*** Opening PROVIDED INFORMATION ***

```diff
+        : "+f"(d[0]), "+f"(d[1]), "+f"(d[2]), "+f"(d[3]), "+f"(d[4]), "+f"(d[5]), "+f"(d[6]), "+f"(d[7]), "+f"(d[8]), "+f"(d[9]), "+f"(d[10]), "+f"(d[11]), "+f"(d[12]), "+f"(d[13]), "+f"(d[14]), "+f"(d[15]), "+f"(d[16]), "+f"(d[17]), "+f"(d[18]), "+f"(d[19]), "+f"(d[20]), "+f"(d[21]), "+f"(d[22]), "+f"(d[23]), "+f"(d[24]), "+f"(d[25]), "+f"(d[26]), "+f"(d[27]), "+f"(d[28]), "+f"(d[29]), "+f"(d[30]), "+f"(d[31]), "+f"(d[32]), "+f"(d[33]), "+f"(d[34]), "+f"(d[35]), "+f"(d[36]), "+f"(d[37]), "+f"(d[38]), "+f"(d[39]), "+f"(d[40]), "+f"(d[41]), "+f"(d[42]), "+f"(d[43]), "+f"(d[44]), "+f"(d[45]), "+f"(d[46]), "+f"(d[47])
+        : "r"(a[0]), "r"(a[1]), "r"(a[2]), "r"(a[3]), "l"(b)
+        : "memory");
+  }
+};
+template <>
+struct WgmmaRS<128> {
+  static __device__ __forceinline__ void mma(float* d, const uint32_t* a, uint64_t b) {
+    asm volatile(
+        "wgmma.mma_async.sync.aligned.m64n128k16.f32.bf16.bf16 {%0, %1, %2, %3, %4, %5, %6, %7, %8, %9, %10, %11, %12, %13, %14, %15, %16, %17, %18, %19, %20, %21, %22, %23, %24, %25, %26, %27, %28, %29, %30, %31, %32, %33, %34, %35, %36, %37, %38, %39, %40, %41, %42, %43, %44, %45, %46, %47, %48, %49, %50, %51, %52, %53, %54, %55, %56, %57, %58, %59, %60, %61, %62, %63}, {%64, %65, %66, %67}, %68, 1, 1, 1, 0;"
+        : "+f"(d[0]), "+f"(d[1]), "+f"(d[2]), "+f"(d[3]), "+f"(d[4]), "+f"(d[5]), "+f"(d[6]), "+f"(d[7]), "+f"(d[8]), "+f"(d[9]), "+f"(d[10]), "+f"(d[11]), "+f"(d[12]), "+f"(d[13]), "+f"(d[14]), "+f"(d[15]), "+f"(d[16]), "+f"(d[17]), "+f"(d[18]), "+f"(d[19]), "+f"(d[20]), "+f"(d[21]), "+f"(d[22]), "+f"(d[23]), "+f"(d[24]), "+f"(d[25]), "+f"(d[26]), "+f"(d[27]), "+f"(d[28]), "+f"(d[29]), "+f"(d[30]), "+f"(d[31]), "+f"(d[32]), "+f"(d[33]), "+f"(d[34]), "+f"(d[35]), "+f"(d[36]), "+f"(d[37]), "+f"(d[38]), "+f"(d[39]), "+f"(d[40]), "+f"(d[41]), "+f"(d[42]), "+f"(d[43]), "+f"(d[44]), "+f"(d[45]), "+f"(d[46]), "+f"(d[47]), "+f"(d[48]), "+f"(d[49]), "+f"(d[50]), "+f"(d[51]), "+f"(d[52]), "+f"(d[53]), "+f"(d[54]), "+f"(d[55]), "+f"(d[56]), "+f"(d[57]), "+f"(d[58]), "+f"(d[59]), "+f"(d[60]), "+f"(d[61]), "+f"(d[62]), "+f"(d[63])
         : "r"(a[0]), "r"(a[1]), "r"(a[2]), "r"(a[3]), "l"(b)
         : "memory");
   }
@@ -258,6 +288,11 @@
   }
 }
 
+__device__ __forceinline__ uint32_t chunk_groups(unsigned long long kmask, int cc) {
+  const int sh = cc * 4;
+  return sh + 4 <= 64 ? (uint32_t)(kmask >> sh) & 0xFu : 0xFu;
+}
+
 __device__ __forceinline__ void tma_load_4d(uint32_t dst, const CUtensorMap* map, int c0, int c1, int c2, int c3,
                                             uint32_t bar) {
   asm volatile(
diff --git a/vocal-remover_b200/csrc/tc_plan.h b/vocal-remover_b200/csrc/tc_plan.h
--- a/vocal-remover_b200/csrc/tc_plan.h
+++ b/vocal-remover_b200/csrc/tc_plan.h
@@ -21,6 +21,15 @@
   std::map<ViewKey, CUtensorMap> map_l;
 };
 
+struct TcHaloPlan {
+  bool ok = false;
+  int CinPadH = 0, chunks = 0;
+  unsigned long long kmask = ~0ull;
+  bf16* w_planes = nullptr;
+  CUtensorMap map_b;
+  std::map<ViewKey, CUtensorMap> map_a[2];
+};
+
 struct TcConv {
   int CinPadTC = 0, KB = 0, cchunks = 0, SUBS = 0, taps = 0, Ktot = 0, CoutPadN = 0, BN = 0, n_tiles = 0;
   bf16* w_planes = nullptr;
@@ -28,6 +37,7 @@
   CUtensorMap map_b;
   std::map<ViewKey, CUtensorMap> map_a;
   TcRowsPlan rows;
+  TcHaloPlan halo;
 };
 
 typedef CUresult (*EncodeTiledFn)(CUtensorMap*, CUtensorMapDataType, cuuint32_t, void*, const cuuint64_t*,
@@ -44,6 +54,12 @@
 void tc_rows_set_attributes(int max_smem);
 int tc_rows_read_trace(unsigned long long* out, long long capacity);
 
+bool tc_halo_prepare(ConvLayer& L, TcConv& tc, std::string& err, std::vector<void*>& allocs);
+bool tc_halo_supported(const ConvLayer& L, const TcConv& tc, const ActView& in, const ActView& out);
+cudaError_t tc_halo_launch(ConvLayer& L, TcConv& tc, const ActView& in, const ActView& out, cudaStream_t s,
+                           std::string& err);
+void tc_halo_set_attributes(int max_smem);
+
 struct TcDevice {
   bool ok = false;
   int num_sms = 0, max_smem = 0;
```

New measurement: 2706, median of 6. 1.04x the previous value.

*** Closing PROVIDED INFORMATION ***

YOUR OBJECTIVE —
Set every entry down once more, exactly as written above.

ANSWER AREA —
```diff
+        : "+f"(d[0]), "+f"(d[1]), "+f"(d[2]), "+f"(d[3]), "+f"(d[4]), "+f"(d[5]), "+f"(d[6]), "+f"(d[7]), "+f"(d[8]), "+f"(d[9]), "+f"(d[10]), "+f"(d[11]), "+f"(d[12]), "+f"(d[13]), "+f"(d[14]), "+f"(d[15]), "+f"(d[16]), "+f"(d[17]), "+f"(d[18]), "+f"(d[19]), "+f"(d[20]), "+f"(d[21]), "+f"(d[22]), "+f"(d[23]), "+f"(d[24]), "+f"(d[25]), "+f"(d[26]), "+f"(d[27]), "+f"(d[28]), "+f"(d[29]), "+f"(d[30]), "+f"(d[31]), "+f"(d[32]), "+f"(d[33]), "+f"(d[34]), "+f"(d[35]), "+f"(d[36]), "+f"(d[37]), "+f"(d[38]), "+f"(d[39]), "+f"(d[40]), "+f"(d[41]), "+f"(d[42]), "+f"(d[43]), "+f"(d[44]), "+f"(d[45]), "+f"(d[46]), "+f"(d[47])
+        : "r"(a[0]), "r"(a[1]), "r"(a[2]), "r"(a[3]), "l"(b)
+        : "memory");
+  }
+};
+template <>
+struct WgmmaRS<128> {
+  static __device__ __forceinline__ void mma(float* d, const uint32_t* a, uint64_t b) {
+    asm volatile(
+        "wgmma.mma_async.sync.aligned.m64n128k16.f32.bf16.bf16 {%0, %1, %2, %3, %4, %5, %6, %7, %8, %9, %10, %11, %12, %13, %14, %15, %16, %17, %18, %19, %20, %21, %22, %23, %24, %25, %26, %27, %28, %29, %30, %31, %32, %33, %34, %35, %36, %37, %38, %39, %40, %41, %42, %43, %44, %45, %46, %47, %48, %49, %50, %51, %52, %53, %54, %55, %56, %57, %58, %59, %60, %61, %62, %63}, {%64, %65, %66, %67}, %68, 1, 1, 1, 0;"
+        : "+f"(d[0]), "+f"(d[1]), "+f"(d[2]), "+f"(d[3]), "+f"(d[4]), "+f"(d[5]), "+f"(d[6]), "+f"(d[7]), "+f"(d[8]), "+f"(d[9]), "+f"(d[10]), "+f"(d[11]), "+f"(d[12]), "+f"(d[13]), "+f"(d[14]), "+f"(d[15]), "+f"(d[16]), "+f"(d[17]), "+f"(d[18]), "+f"(d[19]), "+f"(d[20]), "+f"(d[21]), "+f"(d[22]), "+f"(d[23]), "+f"(d[24]), "+f"(d[25]), "+f"(d[26]), "+f"(d[27]), "+f"(d[28]), "+f"(d[29]), "+f"(d[30]), "+f"(d[31]), "+f"(d[32]), "+f"(d[33]), "+f"(d[34]), "+f"(d[35]), "+f"(d[36]), "+f"(d[37]), "+f"(d[38]), "+f"(d[39]), "+f"(d[40]), "+f"(d[41]), "+f"(d[42]), "+f"(d[43]), "+f"(d[44]), "+f"(d[45]), "+f"(d[46]), "+f"(d[47]), "+f"(d[48]), "+f"(d[49]), "+f"(d[50]), "+f"(d[51]), "+f"(d[52]), "+f"(d[53]), "+f"(d[54]), "+f"(d[55]), "+f"(d[56]), "+f"(d[57]), "+f"(d[58]), "+f"(d[59]), "+f"(d[60]), "+f"(d[61]), "+f"(d[62]), "+f"(d[63])
         : "r"(a[0]), "r"(a[1]), "r"(a[2]), "r"(a[3]), "l"(b)
         : "memory");
   }
@@ -258,6 +288,11 @@
   }
 }
 
+__device__ __forceinline__ uint32_t chunk_groups(unsigned long long kmask, int cc) {
+  const int sh = cc * 4;
+  return sh + 4 <= 64 ? (uint32_t)(kmask >> sh) & 0xFu : 0xFu;
+}
+
 __device__ __forceinline__ void tma_load_4d(uint32_t dst, const CUtensorMap* map, int c0, int c1, int c2, int c3,
                                             uint32_t bar) {
   asm volatile(
diff --git a/vocal-remover_b200/csrc/tc_plan.h b/vocal-remover_b200/csrc/tc_plan.h
--- a/vocal-remover_b200/csrc/tc_plan.h
+++ b/vocal-remover_b200/csrc/tc_plan.h
@@ -21,6 +21,15 @@
   std::map<ViewKey, CUtensorMap> map_l;
 };
 
+struct TcHaloPlan {
+  bool ok = false;
+  int CinPadH = 0, chunks = 0;
+  unsigned long long kmask = ~0ull;
+  bf16* w_planes = nullptr;
+  CUtensorMap map_b;
+  std::map<ViewKey, CUtensorMap> map_a[2];
+};
+
 struct TcConv {
   int CinPadTC = 0, KB = 0, cchunks = 0, SUBS = 0, taps = 0, Ktot = 0, CoutPadN = 0, BN = 0, n_tiles = 0;
   bf16* w_planes = nullptr;
@@ -28,6 +37,7 @@
   CUtensorMap map_b;
   std::map<ViewKey, CUtensorMap> map_a;
   TcRowsPlan rows;
+  TcHaloPlan halo;
 };
 
 typedef CUresult (*EncodeTiledFn)(CUtensorMap*, CUtensorMapDataType, cuuint32_t, void*, const cuuint64_t*,
@@ -44,6 +54,12 @@
 void tc_rows_set_attributes(int max_smem);
 int tc_rows_read_trace(unsigned long long* out, long long capacity);
 
+bool tc_halo_prepare(ConvLayer& L, TcConv& tc, std::string& err, std::vector<void*>& allocs);
+bool tc_halo_supported(const ConvLayer& L, const TcConv& tc, const ActView& in, const ActView& out);
+cudaError_t tc_halo_launch(ConvLayer& L, TcConv& tc, const ActView& in, const ActView& out, cudaStream_t s,
+                           std::string& err);
+void tc_halo_set_attributes(int max_smem);
+
 struct TcDevice {
   bool ok = false;
   int num_sms = 0, max_smem = 0;
```

New measurement: 2706, median of 6. 1.04x the previous value.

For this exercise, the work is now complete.